Tampoco me resultaba fácil olvidar lo que el esposo de esa señora me había dicho, echándome a empellones y entre insultos de su casa, cuando publiqué otra novela, El huracán lleva tu nombre:

-Has dejado a Casandra como una puta.

No era verdad. No había dejado a mi exesposa como una puta. Pero la familia de esa mujer me detestaba.

Entretanto, mi segunda hija fue admitida a otra universidad del estado de Nueva York, todavía más cara que la de mi hija mayor. Ahora las cuentas eran de 100 mil dólares anuales para cada una. Sin contar la suma elevada que tuve que mandarle a mi segunda hija para que se comprase la misma camioneta que manejaba su hermana.

Cuando, hace año y medio, cumplí cincuenta años, hice una austera reunión en mi casa. Vinieron, desde Lima, mi madre y tres de mis hermanos. Mis hijas mayores no quisieron estar en la cena, pero aceptaron mi invitación a Miami, se quedaron en un buen hotel y cenamos juntos un par de veces. Se negaron a visitar mi casa y conocer a mi esposa y mi hija menor. Al menos se había roto el hielo y nos habíamos abrazado después de tres años largos sin vernos.
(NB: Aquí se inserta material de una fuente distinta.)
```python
_PROTOS = {
    "knn_query": "iippppipp",
    "ball_query": "iiffppppipp",
    "random_ball_query": "iiffpppppipp",
    "farthest_point_sampling": "iippppp",
    "grouping_forward": "iiippp",
    "grouping_backward": "iiippp",
    "interpolation_forward": "iiipppp",
    "interpolation_backward": "iiipppp",
    "subtraction_forward": "iiipppp",
    "subtraction_backward": "iiipppp",
    "aggregation_forward": "iiiippppp",
    "aggregation_backward": "iiiipppppppp",
    "attention_relation_step_forward": "iiipppppp",
    "attention_relation_step_backward": "iiippppppppp",
    "attention_fusion_step_forward": "iiippppp",
    "attention_fusion_step_backward": "iiippppppp",
    "attention_step1_forward_v2": "iiiiippppp",
    "attention_step1_backward_v2": "iiiiippppppp",
    "dot_prod_with_idx_forward_v3": "iiiiipppppppp",
    "dot_prod_with_idx_backward_v3": "iiiiipppppppppppp",
    "attention_step2_with_rel_pos_value_forward_v2": "iiiiippppppp",
    "attention_step2_with_rel_pos_value_backward_v2": "iiiiipppppppppp",
    "segment_softmax_forward": "iiippp",
    "segment_softmax_backward": "iiipppp",
}
_HIP_ONLY_PROTOS = {
    "grid_hash": "lippdddippp",
    "grid_hash_f64": "lippdddppp",
    "philox4x64": "llllp",
    "aug_bounds": "ippppp",
    "aug_points": "ilpipppppp",
    "aug_keys": "ilpplp",
    "aug_elastic_noise": "ilpplp",
    "aug_elastic_blur": "ilpppi",
    "aug_elastic_apply": "ilpppppdpp",
    "radius_neighbors_self": "iifppipppl",
    "radius_neighbors_self_adaptive": "iiffppippppl",
    "vote_accumulate": "lipppppp",
    "fragment_bounds": "lliiipppppp",
    "fragment_gather": "lliiipppppipppppppp",
    "fragment_vote": "lliiippppppppp",
    "graph_forest": "lipppppipppl",
    "gmm2_1d": "ipppidd",
    "dot_prod_with_idx_forward_v3_l": "iiiiipppppppp",
    "dot_prod_with_idx_backward_v3_l": "iiiiipppppppppppp",
    "attention_step2_with_rel_pos_value_backward_v2_l": "iiiiipppppppppp",
    "scene_sum_rows": "ipiplip",
    "scene_repeat_rows": "iplipip",
    "region_stats": "ippppifppp",
    "region_seeds": "ippppip",
    "region_grow": "ippipppipiipppp",
    "region_edges": "ipppppippppppppppppl",
    "sort_floats_dev": "ipppppp",
    "gmm2_weak_dev": "ippppppppidd",
    "region_mask": "ippppppp",
    "region_tree": "ippipppppppp",
    "graph_forest_dev": "lipppppippppl",
    "gmm2_1d_dev": "ippppidd",
    "graph_forest_batch_dev": "ippippppppipppl",
    "wa_segment_rows": "iiiipppppplfpplf",
    "wa_segment_rows_ordered": "iiiipppppplfpplfp",
    "wa_table_grad": "iiiippppplfpp",
    "wa_grad_attn": "iiiiiplppplppp",
    "wa_logits_forward": "iiiiipplfpppppp",
    "wa_permute_edges": "iippp",
    "wa_logits_forward_ordered": "iiiiipplfppppppp",
    "wa_grad_attn_ordered": "iiiiiplppplpppp",
    "window_keys": "ippippfippp",
    "window_edges_count": "ippipppppp",
    "window_edges_fill": "ipppppppffipppp",
    "group_forward": "iiiippppp",
    "group_backward": "iiiippp",
    "interpolation_weights": "iipp",
    "farthest_point_sampling_bucketed": "iiipppplp",
    "grouping_forward_ordered": "iiipppp",
# ... 478 lines not shown
        lib.pdf_fragment_bounds_ws_doubles.restype = c_long
        lib.pdf_fragment_bounds_ws_doubles.argtypes = [c_int]
        lib.pdf_abi_version.restype = c_int
        lib.pdf_build_info.restype = ctypes.c_char_p
        got = int(lib.pdf_abi_version())
        if got != ABI_VERSION:
            raise PdfOpsError(f"libpdfops ABI {got} != {ABI_VERSION} expected by pointcloudpdf_amd/_native.py (include/pdfops.h: PDF_ABI_VERSION): "
                              "stale library -- rebuild with `python -m pointcloudpdf_amd.build --force`")
        for nm in ("pre_forward", "post_forward"):
            f = getattr(lib, "pdf_block_" + nm)
            f.restype = c_int
            f.argtypes = [c_long, c_int, c_void_p, c_int, ctypes.c_float, ctypes.c_float, c_int, c_void_p]
        lib.pdf_td_tables.restype = c_int
        lib.pdf_td_tables.argtypes = [c_long, c_int, c_void_p, c_void_p, c_void_p, c_void_p, c_void_p, c_void_p, c_void_p, c_long, c_void_p, c_void_p,
                                      c_int, c_void_p]
        lib.pdf_td_supported.restype = c_int
        lib.pdf_td_supported.argtypes = [c_int, c_int, c_int]
        lib.pdf_td_gram_floats.restype = c_long
        lib.pdf_td_gram_floats.argtypes = [c_int]
        lib.pdf_td_fwd_scratch_floats.restype = c_long
        lib.pdf_td_fwd_scratch_floats.argtypes = [c_long, c_int]
        lib.pdf_td_bwd_scratch_floats.restype = c_long
        lib.pdf_td_bwd_scratch_floats.argtypes = [c_long, c_int, c_int]
        lib.pdf_td_forward.restype = c_int
        lib.pdf_td_forward.argtypes = [c_long, c_long, c_int, c_int, c_void_p, c_int, ctypes.c_float, ctypes.c_float, c_int, c_void_p]
        lib.pdf_td_backward.restype = c_int
        lib.pdf_td_backward.argtypes = [c_long, c_long, c_int, c_int, c_void_p, c_int, c_int, c_void_p]
        lib.pdf_ce_workspace_floats.restype = c_long
        lib.pdf_ce_workspace_floats.argtypes = []
        lib.pdf_ce_forward.restype = c_int
        lib.pdf_ce_forward.argtypes = [c_long, c_int, c_void_p, c_void_p, c_long, c_void_p, c_void_p, c_void_p, c_void_p]
        lib.pdf_ce_backward.restype = c_int
        lib.pdf_ce_backward.argtypes = [c_long, c_int, c_void_p, c_void_p, c_void_p, c_void_p, c_void_p]
        lib.pdf_incr_kl_workspace_floats.restype = c_long
        lib.pdf_incr_kl_workspace_floats.argtypes = []
        lib.pdf_incr_kl_forward.restype = c_int
        lib.pdf_incr_kl_forward.argtypes = [c_long, c_int, c_int, c_void_p, c_void_p, c_void_p, c_long, ctypes.c_float, ctypes.c_float,
                                            c_void_p, c_void_p, c_void_p, c_void_p]
        lib.pdf_incr_kl_backward.restype = c_int
        lib.pdf_incr_kl_backward.argtypes = [c_long, c_int, c_void_p, c_void_p, c_void_p, c_void_p, c_void_p]
        lib.pdf_lovasz_workspace_bytes.restype = c_long
        lib.pdf_lovasz_workspace_bytes.argtypes = [c_long, c_int]
        lib.pdf_lovasz_forward.restype = c_int
        lib.pdf_lovasz_forward.argtypes = [c_long, c_int, c_void_p, c_void_p, c_long, c_void_p, c_void_p, c_void_p, c_void_p, c_void_p, c_void_p]
        lib.pdf_lovasz_backward.restype = c_int
        lib.pdf_lovasz_backward.argtypes = [c_long, c_int, c_void_p, c_void_p, ctypes.c_float, c_void_p, c_void_p]
        lib.pdf_openset_metrics_workspace_bytes.restype = c_long
        lib.pdf_openset_metrics_workspace_bytes.argtypes = [c_long, c_int]
        lib.pdf_openset_metrics.restype = c_int
        lib.pdf_openset_metrics.argtypes = [c_long, c_int, c_void_p, c_void_p, c_void_p, c_void_p, c_long, c_void_p, c_int, c_void_p, c_void_p,
                                            c_void_p, c_void_p]
        lib.pdf_knn_rel_moments.restype = c_int
        lib.pdf_knn_rel_moments.argtypes = [c_int, c_long, c_int, c_void_p, c_void_p, c_void_p, c_void_p, c_void_p, c_void_p]
        lib.pdf_knn_rel_moments_ws_doubles.restype = c_long
        lib.pdf_knn_rel_moments_ws_doubles.argtypes = [c_int, c_long]
        lib.pdf_knn_rel_moments_q.restype = c_int
        lib.pdf_knn_rel_moments_q.argtypes = [c_int, c_long, c_int, c_void_p, c_void_p, c_void_p, c_void_p, c_void_p, c_void_p, c_void_p]
        class CopySeg(ctypes.Structure):
            _fields_ = [("src", c_void_p), ("dst", c_void_p), ("nbytes", c_long), ("src_offset", c_void_p), ("sub", c_void_p),
                        ("sub_const", c_int), ("src_elems", c_int)]

        self.CopySeg = CopySeg
        lib.pdf_stage_copy.restype = c_int
        lib.pdf_stage_copy.argtypes = [c_int, c_void_p, c_void_p]
        lib.pdf_scene_morton_keys.restype = c_int
        lib.pdf_scene_morton_keys.argtypes = [c_long, c_int, c_void_p, c_void_p, c_void_p, c_void_p, c_void_p]
        lib.pdf_sgd_chunk.restype = c_int
        lib.pdf_sgd_chunk.argtypes = []
        lib.pdf_sgd_step.restype = c_int
        lib.pdf_sgd_step.argtypes = [c_int, c_void_p, c_void_p, ctypes.c_float, ctypes.c_float, ctypes.c_float, c_void_p, c_void_p]
        lib.pdf_grad_unscale.restype = c_int
        lib.pdf_grad_unscale.argtypes = [c_int, c_void_p, c_void_p, c_void_p, c_void_p, c_void_p]
        lib.pdf_scaler_update.restype = c_int
        lib.pdf_scaler_update.argtypes = [c_void_p, c_void_p, c_void_p, c_void_p, ctypes.c_float, ctypes.c_float, c_int, c_void_p]
        lib.pdf_adam_step.restype = c_int
        lib.pdf_adam_step.argtypes = [c_int, c_int, c_void_p, c_void_p, ctypes.c_double, ctypes.c_double, ctypes.c_double, ctypes.c_double,
                                      ctypes.c_double, c_int, c_void_p, c_void_p]
        lib.pdf_adam_grad_unscale.restype = c_int
        lib.pdf_adam_grad_unscale.argtypes = [c_int, c_void_p, c_void_p, c_void_p, c_void_p, c_void_p]
        lib.pdf_linbn_forward.restype = c_int
        lib.pdf_linbn_forward.argtypes = [c_long, c_int, c_int, c_void_p, c_int, c_int, ctypes.c_float, ctypes.c_float, c_int, c_void_p]
        lib.pdf_linbn_backward.restype = c_int
        lib.pdf_linbn_backward.argtypes = [c_long, c_int, c_int, c_void_p, c_int, c_int, c_int, c_void_p]
        lib.pdf_bottleneck_forward.restype = c_int
        lib.pdf_bottleneck_forward.argtypes = [c_long, c_int, c_int, c_void_p, c_int, ctypes.c_float, ctypes.c_float, c_int, c_int, c_void_p]
        lib.pdf_bottleneck_backward.restype = c_int
        lib.pdf_bottleneck_backward.argtypes = [c_long, c_int, c_int, c_void_p, c_int, c_int, c_int, c_int, c_void_p]
        for nm in ("pre_backward", "post_backward"):
            f = getattr(lib, "pdf_block_" + nm)
            f.restype = c_int
            f.argtypes = [c_long, c_int, c_void_p, c_int, c_int, c_void_p]
        lib.pdf_rowlin_multi.restype = c_int
        lib.pdf_rowlin_multi.argtypes = [c_long, c_int, c_int, c_int, c_int, c_void_p, c_long, c_void_p, c_int, c_void_p, c_void_p, c_void_p,
                                         c_int, c_void_p, c_long, c_int, c_int, c_void_p]
        lib.pdf_kpconv_supported.restype = c_int
        lib.pdf_kpconv_supported.argtypes = [c_int, c_int]
        for nm in ("pdf_kpconv_gather", "pdf_kpconv_scatter"):
            f = getattr(lib, nm)
            f.restype = c_int
            f.argtypes = [c_int, c_int, c_int, c_int, c_void_p, c_void_p, c_void_p, c_void_p, c_void_p, ctypes.c_float, c_void_p, c_void_p]
        lib.pdf_rowlin_wgrad_group.restype = c_int
        lib.pdf_rowlin_wgrad_group.argtypes = [c_long, c_int, c_int, c_int, c_void_p, c_long, c_void_p, c_long, c_void_p, c_void_p, c_void_p,
                                               c_void_p, c_void_p, c_void_p, c_int, c_void_p]
        lib.pdf_rowlin_wgrad_multi.restype = c_int
        lib.pdf_rowlin_wgrad_multi.argtypes = [c_long, c_int, c_int, c_int, c_void_p, c_long, c_void_p, c_long, c_void_p, c_void_p, c_int,
                                               c_void_p, c_void_p, c_void_p, c_int, c_void_p]
        lib.pdf_rowlin_wgrad_ws_floats.restype = c_long
        lib.pdf_rowlin_wgrad_ws_floats.argtypes = [c_long, c_int, c_int, c_int]
        lib.pdf_rowlin_dgrad_bstats.restype = c_int
        lib.pdf_rowlin_dgrad_bstats.argtypes = [c_long, c_int, c_int, c_int, c_void_p, c_long, c_void_p, c_void_p, c_long, c_void_p, c_long,
                                                c_void_p, c_int, c_void_p, ctypes.POINTER(c_int), c_int, c_void_p]
        lib.pdf_bn_act_backward_presummed.restype = c_int
        lib.pdf_bn_act_backward_presummed.argtypes = [c_long, c_int, c_void_p, c_void_p, c_void_p, c_int, c_int, c_void_p, c_int, c_void_p,
                                                      c_void_p, c_void_p]
        lib.pdf_rowlin_partial_floats.restype = c_long
        lib.pdf_rowlin_partial_floats.argtypes = [c_long, c_int]
        lib.pdf_rowlin_partial_rows.restype = c_int
        lib.pdf_rowlin_partial_rows.argtypes = [c_long, c_int, c_int]
        lib.pdf_rowlin_forward.restype = c_int
        lib.pdf_rowlin_forward.argtypes = [c_long, c_int, c_int, c_void_p, c_long, c_void_p, c_int, c_void_p, c_void_p, c_void_p,
                                           c_int, c_void_p, c_long, c_int, c_void_p, c_int, c_void_p]
        lib.pdf_rowlin_wgrad.restype = c_int
        lib.pdf_rowlin_wgrad.argtypes = [c_long, c_int, c_int, c_void_p, c_long, c_void_p, c_long, c_void_p, c_void_p, c_int,
                                         c_void_p, c_void_p, c_void_p, c_int, c_void_p]
        lib.pdf_bn_coef_from_partial.restype = c_int
        lib.pdf_bn_coef_from_partial.argtypes = [c_void_p, c_int, c_long, c_int, c_void_p, c_void_p, c_void_p, c_void_p,
                                                 ctypes.c_float, ctypes.c_float, c_void_p, c_void_p]
        lib.pdf_bn_coef.restype = c_int
        lib.pdf_bn_coef.argtypes = [c_long, c_int, c_void_p, c_void_p, c_void_p, c_void_p, c_void_p, c_int, ctypes.c_float,
                                    ctypes.c_float, c_void_p, c_void_p, c_void_p]
        lib.pdf_bn_apply.restype = c_int
        lib.pdf_bn_apply.argtypes = [c_long, c_int, c_void_p, c_void_p, c_void_p, c_int, c_void_p, c_void_p]
        lib.pdf_bn_supported.restype = c_int
        lib.pdf_bn_supported.argtypes = [c_int]
        lib.pdf_bn_partial_floats.restype = c_long
        lib.pdf_bn_partial_floats.argtypes = [c_long, c_int]
        lib.pdf_bn_act_forward.restype = c_int
        lib.pdf_bn_act_forward.argtypes = [c_long, c_int] + [c_void_p] * 6 + [c_int, ctypes.c_float, ctypes.c_float, c_int] + [c_void_p] * 4
        lib.pdf_bn_act_backward.restype = c_int
        lib.pdf_bn_act_backward.argtypes = [c_long, c_int] + [c_void_p] * 4 + [c_int, c_int] + [c_void_p] * 5
        lib.pdf_pt_layer_supported.restype = c_int
        lib.pdf_pt_layer_supported.argtypes = [c_int, c_int]
        for fn in (lib.pdf_pt_layer_partial_floats, lib.pdf_pt_layer_bwd_partial_floats):
            fn.restype = c_long
            fn.argtypes = [c_int, c_int, c_int]
        lib.pdf_pt_layer_bwd_sums_floats.restype = c_long
        lib.pdf_pt_layer_bwd_sums_floats.argtypes = [c_int]
        lib.pdf_pt_layer_forward.restype = c_int
        lib.pdf_pt_layer_forward.argtypes = [c_int, c_int, c_int] + [c_void_p] * 8 + [c_int, ctypes.c_float, ctypes.c_float] + [c_void_p] * 5 + [c_int, c_void_p, c_void_p]
        lib.pdf_knn_grid_build.restype = c_int
        lib.pdf_knn_grid_build.argtypes = [c_int, c_void_p, c_void_p, c_int, c_void_p, c_long, c_void_p]
        lib.pdf_knn_query_grid.restype = c_int
        lib.pdf_knn_query_grid.argtypes = [c_int, c_int, c_int, c_void_p, c_void_p, c_void_p, c_void_p, c_int, c_void_p, c_void_p, c_void_p, c_long, c_void_p]
        lib.pdf_pt_layer_backward.restype = c_int
        lib.pdf_pt_layer_backward.argtypes = [c_int, c_int, c_int] + [c_void_p] * 19 + [c_int] + [c_void_p] * 2 + [c_int, c_void_p, c_void_p, c_void_p]
        self.fps_mode = os.environ.get("PDFOPS_FPS", "bucketed")
        self.knn_mode = os.environ.get("PDFOPS_KNN", "grid")
        lib.pdf_knn_workspace_bytes.restype = c_long
        lib.pdf_knn_workspace_bytes.argtypes = [c_int, c_int, c_int]
        lib.pdf_graph_forest_workspace_bytes.restype = c_long
        lib.pdf_region_grow_list_points.restype = c_long
        lib.pdf_region_grow_list_points.argtypes = []
        lib.pdf_graph_forest_workspace_bytes.argtypes = [c_long, c_long, c_long]
        lib.pdf_knn_grid_supported.restype = c_int
        lib.pdf_knn_grid_supported.argtypes = [c_int]
        lib.pdf_knn_query_ws.restype = c_int
# ... 1101 lines not shown
```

A finales del año pasado, vinieron nuevamente, se alojaron en el mejor hotel de la isla, y se animaron a venir a la casa y conocer a mi esposa y a mi hija menor. Fue una gran felicidad para mí. Antes de que volvieran a Nueva York, nos hicimos fotos. Les pregunté si podía subir una foto a mi página de Facebook para que mis seguidores supieran que la pelea había terminado, pero mi hija mayor me dijo:

-Por favor no subas ninguna foto. Te pido que respetes mi privacidad.

Me dolió. Ella subía muy a menudo fotos con su madre y la familia de su madre. Pero una foto conmigo le parecía impresentable, deshonrosa, y me prohibía exhibirla. Sentí que mi hija se avergonzaba de mí y prefería ocultarme.

A principios de mayo, le escribí preguntándole cuándo sería la graduación y qué planes tenía. Yo sabía que no sería bienvenido en la ceremonia, pero me gustaba la idea de viajar a Nueva York y cenar con ella la noche de su graduación, o al día siguiente, para celebrar juntos, a solas ella y yo, el final feliz de su aventura académica. No tuve respuesta.

El sábado de su graduación fue un día particularmente triste para mí. Luego me enteré de que había viajado a Europa a celebrar. Vi las fotos, me alegré, parecía feliz. Semanas después, me llegaron dos fotos enmarcadas: una, de su graduación; y la otra, la misma foto que ella me había regalado y yo llevaba en mi billetera. Le escribí:

-La foto que me has mandado no es de tu graduación, porque la tengo en mi billetera hace dos años.

El mes pasado, a su regreso de Europa, me sugirió que le enviase dinero para sus gastos en Nueva York, ahora que ha conseguido un buen trabajo. No he querido enviárselo. Siento que no se lo ha ganado. Todos los días me pregunto si debería enviarle el dinero.